**EXERCISE BRIEF**
The records that follow must be transcribed in full, without any change.

(Dataset excerpts)

++++++++++

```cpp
__global__ __launch_bounds__(64) void sampler_seek_kernel(int32_t* cursor, int k, const DmhStep* __restrict__ table,
                                                          const int64_t* __restrict__ times, int S, DmhStep* cur,
                                                          int64_t* tcond, int B) {
  int c = k >= 0 ? k : *cursor + 1;
  c = c < S ? c : S - 1;
  __syncthreads();
  if (threadIdx.x == 0) {
    *cursor = c;
    *cur = table[c];
  }
  const int64_t t = times[c];
  for (int i = threadIdx.x; i < B; i += 64) tcond[i] = t;
// ... 175 lines not shown
                    (((uintptr_t)model_out | (uintptr_t)img | (uintptr_t)noise | (uintptr_t)x_start) & 15) == 0;
  const int64_t ngroups = (int64_t)B * HW / (quad ? 4 : 1);
  unsigned grid = grid_for(ngroups);
  grid = grid < 1024 ? grid : 1024;
  hipStream_t st = (hipStream_t)stream;
  if (quad)
    hipLaunchKernelGGL(sampler_step_ddp_kernel<4>, dim3(grid), dim3(256), 0, st, cur_dev, cursor, draws, model_out, img, noise,
                       sample_ids, (unsigned long long*)state, x_start, xin_next, C, HW, cpad, self_cond, ngroups);
  else
    hipLaunchKernelGGL(sampler_step_ddp_kernel<1>, dim3(grid), dim3(256), 0, st, cur_dev, cursor, draws, model_out, img, noise,
                       sample_ids, (unsigned long long*)state, x_start, xin_next, C, HW, cpad, self_cond, ngroups);
  DMH_CHECK_LAUNCH("dmh_sampler_step_ddp_dev");
  return DMH_OK;
}

__global__ __launch_bounds__(64) void rows_from_keep_kernel(const uint8_t* __restrict__ keep, int B, int extra,
                                                            int32_t* __restrict__ rows) {
  int n = 0;
  for (int b0 = 0; b0 < B; b0 += 64) {
    const int b = b0 + (int)threadIdx.x;
    const bool k = b < B && keep[b] != 0;
    const unsigned long long m = __ballot(k);
    if (k) rows[1 + n + __popcll(m & ((1ull << threadIdx.x) - 1ull))] = b;
    n += __popcll(m);
  }
  for (int j = threadIdx.x; j < extra; j += 64) rows[1 + n + j] = B + j;
  if (threadIdx.x == 0) rows[0] = n + extra;
}

extern "C" int dmh_rows_from_keep(const uint8_t* keep, int B, int extra, int32_t* rows, void* stream) {
// ... 76 lines not shown
```

### dmhomo_amd/ops.py

```python
import ctypes as C

import os

import torch

from . import _lib
from ._lib import call, ptr, lib

F32 = torch.float32


def _empty(shape, like, dtype=F32):
    return torch.empty(shape, device=like.device, dtype=dtype)


def ws_standardize(w, eps=1e-5):
    w = w.detach().contiguous()
    out = torch.empty_like(w)
    cout = w.shape[0]
    call('dmh_ws_standardize', ptr(w), ptr(out), cout, w.numel() // cout, float(eps))
    return out


class PackBatch:
# ... 358 lines not shown
    cin = Cc * (2 if self_cond else 1)
    if xin is not None:
        if xin.dim() != 4 or tuple(xin.shape[:3]) != (B, H, W):
            raise ValueError(f'sampler_step_ddp_dev: xin {tuple(xin.shape)} against img {(B, Cc, H, W)}')
        cpad = xin.shape[3]
    else:
        cpad = (cin + 3) // 4 * 4
    if sample_ids is not None and sample_ids.shape[0] < B:
        raise ValueError(f'sampler_step_ddp_dev: {sample_ids.shape[0]} sample ids for {B} rows')
    call('dmh_sampler_step_ddp_dev', ptr(cur, torch.uint8), ptr(cursor, torch.int32), ptr(draws, torch.int32), ptr(model_out),
         ptr(img), ptr(noise), ptr(sample_ids, torch.int64), ptr(state, torch.int64), ptr(x_start), ptr(xin), B, Cc, H * W, cpad,
         int(bool(self_cond)))
    return img


def rng_indexed(shape, sample_ids, state, kind=0):
    B = int(shape[0])
    assert sample_ids.shape == (B,) and state.shape == (4,) and state.dtype == torch.int64
    out = torch.empty(tuple(shape), device=sample_ids.device, dtype=F32)
    call('dmh_rng_indexed', ptr(out), B, out.numel() // B, ptr(sample_ids, torch.int64), ptr(state, torch.int64), int(kind))
    return out


def rng_keep_mask(sample_ids, state, prob):
    B = sample_ids.shape[0]
    out = torch.empty((B,), device=sample_ids.device, dtype=torch.uint8)
    call('dmh_rng_keep_mask', ptr(out, torch.uint8), B, ptr(sample_ids, torch.int64), ptr(state, torch.int64), float(prob))
    return out
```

++++++++++

**WRITTEN ANSWER**
```cpp
__global__ __launch_bounds__(64) void sampler_seek_kernel(int32_t* cursor, int k, const DmhStep* __restrict__ table,
                                                          const int64_t* __restrict__ times, int S, DmhStep* cur,
                                                          int64_t* tcond, int B) {
  int c = k >= 0 ? k : *cursor + 1;
  c = c < S ? c : S - 1;
  __syncthreads();
  if (threadIdx.x == 0) {
    *cursor = c;
    *cur = table[c];
  }
  const int64_t t = times[c];
  for (int i = threadIdx.x; i < B; i += 64) tcond[i] = t;
// ... 175 lines not shown
                    (((uintptr_t)model_out | (uintptr_t)img | (uintptr_t)noise | (uintptr_t)x_start) & 15) == 0;
  const int64_t ngroups = (int64_t)B * HW / (quad ? 4 : 1);
  unsigned grid = grid_for(ngroups);
  grid = grid < 1024 ? grid : 1024;
  hipStream_t st = (hipStream_t)stream;
  if (quad)
    hipLaunchKernelGGL(sampler_step_ddp_kernel<4>, dim3(grid), dim3(256), 0, st, cur_dev, cursor, draws, model_out, img, noise,
                       sample_ids, (unsigned long long*)state, x_start, xin_next, C, HW, cpad, self_cond, ngroups);
  else
    hipLaunchKernelGGL(sampler_step_ddp_kernel<1>, dim3(grid), dim3(256), 0, st, cur_dev, cursor, draws, model_out, img, noise,
                       sample_ids, (unsigned long long*)state, x_start, xin_next, C, HW, cpad, self_cond, ngroups);
  DMH_CHECK_LAUNCH("dmh_sampler_step_ddp_dev");
  return DMH_OK;
}

__global__ __launch_bounds__(64) void rows_from_keep_kernel(const uint8_t* __restrict__ keep, int B, int extra,
                                                            int32_t* __restrict__ rows) {
  int n = 0;
  for (int b0 = 0; b0 < B; b0 += 64) {
    const int b = b0 + (int)threadIdx.x;
    const bool k = b < B && keep[b] != 0;
    const unsigned long long m = __ballot(k);
    if (k) rows[1 + n + __popcll(m & ((1ull << threadIdx.x) - 1ull))] = b;
    n += __popcll(m);
  }
  for (int j = threadIdx.x; j < extra; j += 64) rows[1 + n + j] = B + j;
  if (threadIdx.x == 0) rows[0] = n + extra;
}

extern "C" int dmh_rows_from_keep(const uint8_t* keep, int B, int extra, int32_t* rows, void* stream) {
// ... 76 lines not shown
```

### dmhomo_amd/ops.py

```python
import ctypes as C

import os

import torch

from . import _lib
from ._lib import call, ptr, lib

F32 = torch.float32


def _empty(shape, like, dtype=F32):
    return torch.empty(shape, device=like.device, dtype=dtype)


def ws_standardize(w, eps=1e-5):
    w = w.detach().contiguous()
    out = torch.empty_like(w)
    cout = w.shape[0]
    call('dmh_ws_standardize', ptr(w), ptr(out), cout, w.numel() // cout, float(eps))
    return out


class PackBatch:
# ... 358 lines not shown
    cin = Cc * (2 if self_cond else 1)
    if xin is not None:
        if xin.dim() != 4 or tuple(xin.shape[:3]) != (B, H, W):
            raise ValueError(f'sampler_step_ddp_dev: xin {tuple(xin.shape)} against img {(B, Cc, H, W)}')
        cpad = xin.shape[3]
    else:
        cpad = (cin + 3) // 4 * 4
    if sample_ids is not None and sample_ids.shape[0] < B:
        raise ValueError(f'sampler_step_ddp_dev: {sample_ids.shape[0]} sample ids for {B} rows')
    call('dmh_sampler_step_ddp_dev', ptr(cur, torch.uint8), ptr(cursor, torch.int32), ptr(draws, torch.int32), ptr(model_out),
         ptr(img), ptr(noise), ptr(sample_ids, torch.int64), ptr(state, torch.int64), ptr(x_start), ptr(xin), B, Cc, H * W, cpad,
         int(bool(self_cond)))
    return img


def rng_indexed(shape, sample_ids, state, kind=0):
    B = int(shape[0])
    assert sample_ids.shape == (B,) and state.shape == (4,) and state.dtype == torch.int64
    out = torch.empty(tuple(shape), device=sample_ids.device, dtype=F32)
    call('dmh_rng_indexed', ptr(out), B, out.numel() // B, ptr(sample_ids, torch.int64), ptr(state, torch.int64), int(kind))
    return out


def rng_keep_mask(sample_ids, state, prob):
    B = sample_ids.shape[0]
    out = torch.empty((B,), device=sample_ids.device, dtype=torch.uint8)
    call('dmh_rng_keep_mask', ptr(out, torch.uint8), B, ptr(sample_ids, torch.int64), ptr(state, torch.int64), float(prob))
    return out
```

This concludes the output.